Allá por 2001 Argentina se vio obligada a poner fin a su vínculo monetario con el dólar y devaluó masivamente su divisa en plena crisis bancaria. Aun así, entre 2003 y 2007 el crecimiento promedió nada menos que un 8,5 por ciento al año. Tal vez sea pedir demasiado que Grecia haga lo mismo, pero Argentina es una economía relativamente nada competitiva, con un sector exportador que brilla por su ausencia y, al contrario que Grecia, ni siquiera está cerca de ningún mercado importante. Por eso, un índice de crecimiento del 5 por ciento en 2017 y 2018 no sorprendería si Grecia abandonase el euro. Y un 8 por ciento es posible.
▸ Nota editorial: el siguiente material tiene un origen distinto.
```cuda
struct RowsSmem { int wres_bytes, stage_bytes, epi_bank_bytes, epi_banks, tab_bytes, n_stages; };
static RowsSmem rows_smem(bool w_res, int w_res_chunks, int w_pitch, int mode, size_t n_stage_ents, size_t n_units, int N,
                          int epi_planes) {
  RowsSmem r;
  r.wres_bytes = w_res ? (int)align_up((size_t)2 * w_res_chunks * w_pitch * 16, 128) : 0;
  r.stage_bytes = bp::RW_STAGE_A + (w_res ? 0 : bp::RW_STAGE_B);
  r.epi_bank_bytes = epi_planes * (N / 8) * bp::RW_A_PLANE;
  const size_t tab = mode == 2 ? 0 : align_up(n_stage_ents * sizeof(bp::StageEnt) + n_units * sizeof(bp::UnitEnt), 128);
  r.tab_bytes = (int)std::min(tab, (size_t)kMaxDynSmem + 1);
  const int room = kMaxDynSmem - 128 - r.wres_bytes - r.tab_bytes;
  auto stages = [&](int banks) { return std::max(0, std::min(bp::RW_MAX_STAGES, (room - banks * r.epi_bank_bytes) / r.stage_bytes)); };
  r.epi_banks = epi_planes ? bp::RW_EPI_BANKS : 0;
  r.n_stages = stages(r.epi_banks);
  if (r.n_stages < 2 && r.epi_banks > 1) { r.epi_banks = 1; r.n_stages = stages(1); }
  return r;
}
static inline int dgrad_act(const LayerPlan& lp) { return act_is_ext(lp.src_act) ? 0 : lp.src_act; }
static RowsSmem conv_dgrad_smem(const LayerPlan& lp, bool accumulate) {
  return rows_smem(lp.w_res, lp.N / 8, lp.K, 1, lp.dg_st.size(), lp.dg_un.size(), lp.n_dg,
                   bp::dgrad_epi_planes(dgrad_act(lp), accumulate));
}
static size_t wgrad_smem(int mode, int n_opix, int R) {
  return 128 + bp::WG_STAGES * bp::WG_STAGE + (mode == 0 ? align_up((size_t)n_opix * R * sizeof(bp::WgEnt), 128) : 0);
}
static int dense_k_slices(int kchunks, int tiles, int* kc_split) {
  *kc_split = kchunks;
  if (tiles < kSMs && kchunks >= 32) {
    const int want = std::min(kSMs / tiles, kchunks / 8);
    if (want > 1) {
      *kc_split = ((kchunks + want - 1) / want + 7) / 8 * 8;
      return (kchunks + *kc_split - 1) / *kc_split;
    }
  }
  return 1;
}
// ... 254 lines not shown
extern "C" int xtb_net_layer_plan(const xtb_net* net, int layer, xtb_layer_plan* out) {
  if (!net || !out || layer < 0 || layer >= (int)net->L.size()) return fail(XTB_ERR_ARG, "xtb_net_layer_plan: bad argument");
  const LayerPlan& lp = net->L[layer];
  memset(out, 0, sizeof *out);
  out->kind = lp.d.kind;
  if (!lp.tc) return XTB_OK;
  out->tc = 1; out->s2d = lp.s2d; out->w_res = lp.w_res;
  out->n_fwd = lp.n_fwd; out->n_dg = lp.n_dg; out->R = lp.R;
  if (lp.d.kind == XTB_CONV) {
    out->fwd_stages = rows_smem(lp.w_res, lp.N / 8, lp.K, 0, lp.fwd_st.size(), lp.fwd_un.size(), lp.n_fwd, 0).n_stages;
    out->dg_stages = conv_dgrad_smem(lp, false).n_stages;
    for (bp::UnitEnt u : lp.dg_un) out->dg_empty_units += (u >> 24) == 0;
    out->k_slices = 1;
  } else {
    out->fwd_stages = rows_smem(false, 0, lp.K, 2, 0, 0, lp.n_fwd, 0).n_stages;
    out->dg_stages = rows_smem(false, 0, lp.K, 2, 0, 0, lp.n_dg, bp::dgrad_epi_planes(dgrad_act(lp), 0)).n_stages;
    int kc_split;
    out->k_slices = dense_k_slices(lp.K / 8, (lp.N / lp.n_fwd) * ((net->max_batch + 127) / 128), &kc_split);
  }
  return XTB_OK;
}

extern "C" int xtb_net_tensor_size(const xtb_net* net, int t) {
  if (!net || t < 0 || t >= (int)net->tsize.size()) return -1;
  return net->tsize[t];
}

extern "C" size_t xtb_net_workspace_bytes(const xtb_net* net) { return net ? net->ws_bytes : 0; }

static cudaError_t ensure_kernel_attrs();
extern "C" int xtb_net_sync_weights(xtb_net* net, void* stream);
// ... 51 lines not shown
      return;
    }
    launch_cfg<32, 32, 2, 2>(al, bl, ep, M, N, K, 1, st);
    return;
  }
  long long c = ctas(64, 64);
  if (c >= kSMs || split_ok) {
    if (split_ok) { ksplit = (int)((2 * kSMs + c - 1) / c); int mx = (K + 63) / 64; if (ksplit > mx) ksplit = mx; if (ksplit < 1) ksplit = 1; }
    launch_cfg<64, 64, 4, 4>(al, bl, ep, M, N, K, ksplit, st);
    return;
  }
  launch_cfg<32, 32, 2, 2>(al, bl, ep, M, N, K, 1, st);
}

template <int KIND>
static void (*const kRowsKernels[])(bp::RowsArgs, int, int, int, int) = {
    bp::bp_rows_kernel<KIND, 16>, bp::bp_rows_kernel<KIND, 32>, bp::bp_rows_kernel<KIND, 48>, bp::bp_rows_kernel<KIND, 64>};
static void (*const kWgradKernels[])(bp::WgradArgs) = {bp::bp_wgrad_kernel<16>, bp::bp_wgrad_kernel<32>,
                                                       bp::bp_wgrad_kernel<48>, bp::bp_wgrad_kernel<64>};
template <class F, size_t C>
static F by_width(F const (&tab)[C], int n) { return n > 0 && n % 16 == 0 && n / 16 <= (int)C ? tab[n / 16 - 1] : nullptr; }

template <class F> struct HeadsEnt { int kpl, amax; F kern; };
template <class LOSS>
static const HeadsEnt<void (*)(PpoHeadsArgs)> kHeadsKernels[] = {
    {2, 8, heads_kernel<LOSS, 2, 8>}, {8, 4, heads_kernel<LOSS, 8, 4>}, {8, 8, heads_kernel<LOSS, 8, 8>},
    {16, 4, heads_kernel<LOSS, 16, 4>}};
template <class DIST>
static const HeadsEnt<decltype(&infer_heads_kernel<DIST, 2, 8>)> kInferHeadsKernels[] = {
    {2, 8, infer_heads_kernel<DIST, 2, 8>}, {8, 4, infer_heads_kernel<DIST, 8, 4>}, {8, 8, infer_heads_kernel<DIST, 8, 8>},
    {16, 8, infer_heads_kernel<DIST, 16, 8>}};
// ... 19 lines not shown
  for (auto k : kWgradKernels) opt_in((const void*)k);
  for (const auto& h : kHeadsKernels<PpoLoss>) opt_in((const void*)h.kern);
  for (const auto& h : kHeadsKernels<DuelingTdLoss>) opt_in((const void*)h.kern);
  for (const auto& h : kHeadsKernels<PpoGaussLoss>) opt_in((const void*)h.kern);
  done = e == cudaSuccess;
  return e;
}

template <int KIND>
static cudaError_t launch_rows(bp::RowsArgs& a, cudaStream_t st) {
  const auto kern = by_width(kRowsKernels<KIND>, a.N);
  if (!kern) return cudaErrorInvalidValue;
  { cudaError_t e0 = ensure_kernel_attrs(); if (e0 != cudaSuccess) return e0; }
  const int epi_planes = KIND == 2 ? bp::dgrad_epi_planes(a.src_act, a.accumulate) : 0;
  const RowsSmem m = rows_smem(a.w_res != 0, a.w_res_chunks, a.w_pitch, a.mode, (size_t)a.n_stage_ents, (size_t)a.n_units, a.N,
                               epi_planes);
  if (m.n_stages < 2) return cudaErrorInvalidConfiguration;
  const int smem = 128 + m.wres_bytes + m.n_stages * m.stage_bytes + m.epi_banks * m.epi_bank_bytes + m.tab_bytes;
  const int total = a.n_units * a.n_btiles;
  const int grid = std::min(total, kSMs);
  XLAUNCH(kern, grid, bp::RW_THREADS, smem, st, a, m.n_stages, m.stage_bytes, m.wres_bytes, m.epi_banks);
  return cudaPeekAtLastError();
}

static cudaError_t launch_wgrad(const bp::WgradArgs& a, int grid, cudaStream_t st) {
  const auto kern = by_width(kWgradKernels, a.N);
  if (!kern) return cudaErrorInvalidValue;
  { cudaError_t e0 = ensure_kernel_attrs(); if (e0 != cudaSuccess) return e0; }
  const size_t smem = wgrad_smem(a.mode, a.n_opix, a.R);
  if (smem > (size_t)kMaxDynSmem) return cudaErrorInvalidConfiguration;
  XLAUNCH(kern, grid, bp::WG_THREADS, (int)smem, st, a);
  return cudaPeekAtLastError();
}

static void queue_reduction(xtb_net* net, const float* part, int n_slabs, long long slab, int count, long long dst_off,
                            float* dst_ptr = nullptr, const LayerPlan* conv = nullptr) {
// ... 5 lines not shown
    r.N = conv->N; r.C = conv->q.C; r.KW = conv->q.KW; r.mts = conv->mts; r.s2d_k4 = conv->s2d ? conv->k4 : 0;
    r.alpha = conv->d.src == 0 ? net->desc.scale : 1.f;
  }
  net->pending.push_back(r);
}

static cudaError_t tc_forward(xtb_net* net, int i, int B, int split_rows, bool want_f32, bool want_bp, cudaStream_t st,
                              long long* launches) {
  const LayerPlan& lp = net->L[i];
  const int t = i + 1;
  bp::RowsArgs a;
  memset(&a, 0, sizeof a);
  a.a = lp.d.src == 0 ? obs_bp(net) : out_bp(net, lp.d.src);
  a.a_split = lp.d.src != 0;
  a.w_hi = blob_hi(net, lp); a.w_lo = a.w_hi + net->blob_elems; a.w_pitch = lp.K;
  a.B = B; a.n_btiles = (B + 127) / 128; a.N = lp.n_fwd;
  const bool ext = act_is_ext(lp.d.act);
  a.out = want_bp && !ext ? out_bp(net, t) : no_bp();
  a.out_f32 = ext ? pre_buf(net, t) : (want_f32 ? out_f32(net, t) : nullptr);
  a.ld_f32 = net->tsize[t];
  a.bias = net->params + lp.b_off;
  a.alpha = lp.d.src == 0 ? net->desc.scale : 1.f;
  a.act = ext ? 0 : lp.d.act;
  *launches = 1;
  if (lp.d.kind == XTB_CONV) {
    a.mode = 0;
    a.stages = (const bp::StageEnt*)(net->ws + lp.fwd_st_off); a.units = (const bp::UnitEnt*)(net->ws + lp.fwd_un_off);
    a.n_stage_ents = (int)lp.fwd_st.size();
    a.w_res = lp.w_res; a.w_res_chunks = lp.N / 8;
    a.n_units = lp.q.OH * lp.q.OW;
    return launch_rows<0>(a, st);
// ... 12 lines not shown
  if (e != cudaSuccess) return e;
  long long pieces = (long long)(lp.N / 8) * b_pad * bp::FIN_ZL;
  XLAUNCH(bp::bp_splitk_finish_kernel, (unsigned)((pieces + 127) / 128), 128, 0, st, (const float*)a.part, nz, a.part_z, B, lp.N,
          a.bias, a.act, a.out_f32, a.out);
  *launches = 2;
  return cudaPeekAtLastError();
}

static cudaError_t tc_dgrad(xtb_net* net, int i, int B, int accumulate, float* db_part, cudaStream_t st) {
  const LayerPlan& lp = net->L[i];
  const int t = i + 1, s = lp.d.src;
  bp::RowsArgs a;
  memset(&a, 0, sizeof a);
  a.a = gout_bp(net, t); a.a_split = 1;
  a.w_hi = blob_hi(net, lp); a.w_lo = a.w_hi + net->blob_elems; a.w_pitch = lp.K;
  a.B = B; a.n_btiles = (B + 127) / 128; a.N = lp.n_dg;
  a.out = gout_bp(net, s); a.src = out_bp(net, s); a.src_act = dgrad_act(lp); a.accumulate = accumulate; a.db_part = db_part;
  if (lp.d.kind == XTB_CONV) {
    a.mode = 1;
    a.stages = (const bp::StageEnt*)(net->ws + lp.dg_st_off); a.units = (const bp::UnitEnt*)(net->ws + lp.dg_un_off);
    a.n_stage_ents = (int)lp.dg_st.size();
    a.w_res = lp.w_res; a.w_res_chunks = lp.N / 8;
    a.n_units = lp.q.H * lp.q.W;
  } else {
    a.mode = 2;
    a.kchunks = lp.N / 8; a.kc_split = a.kchunks; a.n_ntiles = lp.K / lp.n_dg;
    a.n_units = a.n_ntiles;
  }
  return launch_rows<2>(a, st);
}

// ... 84 lines not shown
                                                        {&bias, std::max(N, 64)}, {&part, nz > 1 ? (long long)nz * M * N : 0}}))
    return rc;
  bp::BpT ta{pa, ea, pitch}, tw{pw, ew, mode == 2 ? pitch : K}, tcp{pc, ec, pitch};
  auto split = [&](const float* src, int B_, int F_, bp::BpT dst) {
    long long pieces = (long long)(F_ / 8) * ((B_ + 15) & ~15);
    XLAUNCH(bp::bp_split_kernel, (unsigned)((pieces + 127) / 128), 128, 0, st, src, B_, F_, dst);
  };
  cudaError_t e = cudaSuccess;
  if (mode == 0 || mode == 1) {
    split(a, M, K, ta);
    if (mode == 0) { tw.pitch = K; split(b, K, N, tw); }
    else { tw.pitch = (N + 15) / 16 * 16; split(b, N, K, tw); }
    bp::RowsArgs r;
    memset(&r, 0, sizeof r);
    r.a = ta; r.a_split = 1; r.w_hi = pw; r.w_lo = pw + ew; r.w_pitch = tw.pitch;
    r.mode = 2; r.B = M; r.n_btiles = (M + 127) / 128; r.N = nt; r.n_ntiles = N / nt;
    r.kchunks = kchunks; r.kc_split = kc_split;
    r.bias = bias; r.alpha = 1.f; r.act = 0;
    if (mode == 0) {
      r.n_units = r.n_ntiles * nz;
      if (nz > 1) {
        r.part = part; r.part_z = (long long)M * N; r.ld_part = N;
        e = launch_rows<1>(r, st);
        long long pieces = (long long)(N / 8) * ((M + 15) & ~15) * bp::FIN_ZL;
        XLAUNCH(bp::bp_splitk_finish_kernel, (unsigned)((pieces + 127) / 128), 128, 0, st, (const float*)part, nz, r.part_z, M, N,
                (const float*)bias, 0, c, no_bp());
      } else {
        r.out_f32 = c; r.ld_f32 = N;
        e = launch_rows<0>(r, st);
      }
    } else {
// ... 227 lines not shown
    LAUNCH_CHECK();
    wrote(net, s, true, kF32); wrote(net, s2, true, kF32);
    return XTB_OK;
  }
  if (use_tc(lp)) {
    int rc = ensure_bp(net, t, B, true, st);
    if (rc) return rc;
    if (dgrad_act(lp) != 0) { rc = ensure_bp(net, s, B, false, st); if (rc) return rc; }
    if (acc) { rc = ensure_bp(net, s, B, true, st); if (rc) return rc; }
    float* dbp = fuse_db ? (float*)(net->ws + lp.dbpart_off) : nullptr;
    cudaError_t te = tc_dgrad(net, i, B, acc, dbp, st);
    if (te != cudaSuccess) return fail(XTB_ERR_CUDA, "tensor-core dgrad launch (layer %d): %s", i, cudaGetErrorString(te));
    LAUNCH_CHECK();
    if (fuse_db) {
      const int units = lp.d.kind == XTB_CONV ? lp.q.H * lp.q.W : lp.K / lp.n_dg;
      queue_reduction(net, dbp, std::min(kSMs, units * ((B + 127) / 128)), lp.n_dg, lp.n_dg, net->L[s - 1].b_off);
    }
    wrote(net, s, true, kPlanes);
    return XTB_OK;
  }
  int rc = ensure_f32(net, t, B, true, st);
  if (rc) return rc;
  rc = ensure_f32(net, s, B, false, st);
  if (rc) return rc;
  if (acc) { rc = ensure_f32(net, s, B, true, st); if (rc) return rc; }
  const float* dy = gout_f32(net, t);
  const float* x = out_f32(net, s);
  float* gsrc = gout_f32(net, s);
  const float* w = net->params + lp.w_off;
  if (lp.d.kind == XTB_CONV) {
    const ConvTabs tab = conv_tabs(net, lp);
// ... 2362 lines not shown
```

Before: 286,100.

## Split rows kernel into independent per-warpgroup rings with 64-row work items

The rows GEMM kernel can now run each consumer warpgroup as its own pipeline ring, with its own producer warp, stage buffers, mbarriers and epilogue banks, working on 64-row slices instead of shared 128-row tiles. The host picks between the old paired layout (128 rows) and independent rings based on shared-memory stage capacity, and falls back to paired tiles when bias partial sums are fused. This aims to cut load imbalance and idle warpgroups at small or ragged batch sizes and to let the two warpgroups progress independently. The cost is an extra producer warp, duplicated weight-tile loads per ring when weights are not resident, and possibly fewer pipeline stages per ring.

```diff
diff --git a/xingtian_b200/csrc/bp_gemm.cuh b/xingtian_b200/csrc/bp_gemm.cuh
--- a/xingtian_b200/csrc/bp_gemm.cuh
+++ b/xingtian_b200/csrc/bp_gemm.cuh
@@ -218,8 +218,9 @@
 constexpr int BP_THREADS = 32 * (BP_P_WARP + 1);
 constexpr int BP_CONSUMER_WARPS = 4 * BP_CONSUMER_WGS;
 
-constexpr int RW_THREADS = BP_THREADS;
-constexpr int RW_A_PLANE = 2048;
+constexpr int RW_THREADS = 32 * (BP_P_WARP + BP_CONSUMER_WGS);
+constexpr int RW_ROWS = 64;
+constexpr int RW_A_PLANE = RW_ROWS * 16;
 constexpr int RW_STAGE_A = 2 * 8 * RW_A_PLANE;
 constexpr int RW_STAGE_B = 16384;
 constexpr int RW_MAX_STAGES = 4;
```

Los analistas británicos y americanos se equivocan al creer que cambiar de moneda es un trauma. Quizá sea porque el Reino Unido y EEUU tienen, en términos globales, unos sistemas monetarios muy estables. El dólar y la libra llevan mucho tiempo. Otros países cambian de moneda con frecuencia y sin grandes repercusiones. Un francés sexagenario ya irá por su tercera moneda. Y un alemán del este cuarentón. No supuso ninguna catástrofe en esos países y tampoco sucedería en Grecia. La mayor amenaza para el euro en caso de que fallen las negociaciones y se produzca un Grexit puede no ser el contagio a otros países periféricos, sino que vaya tan bien que otros se planteen por qué no hacer lo mismo.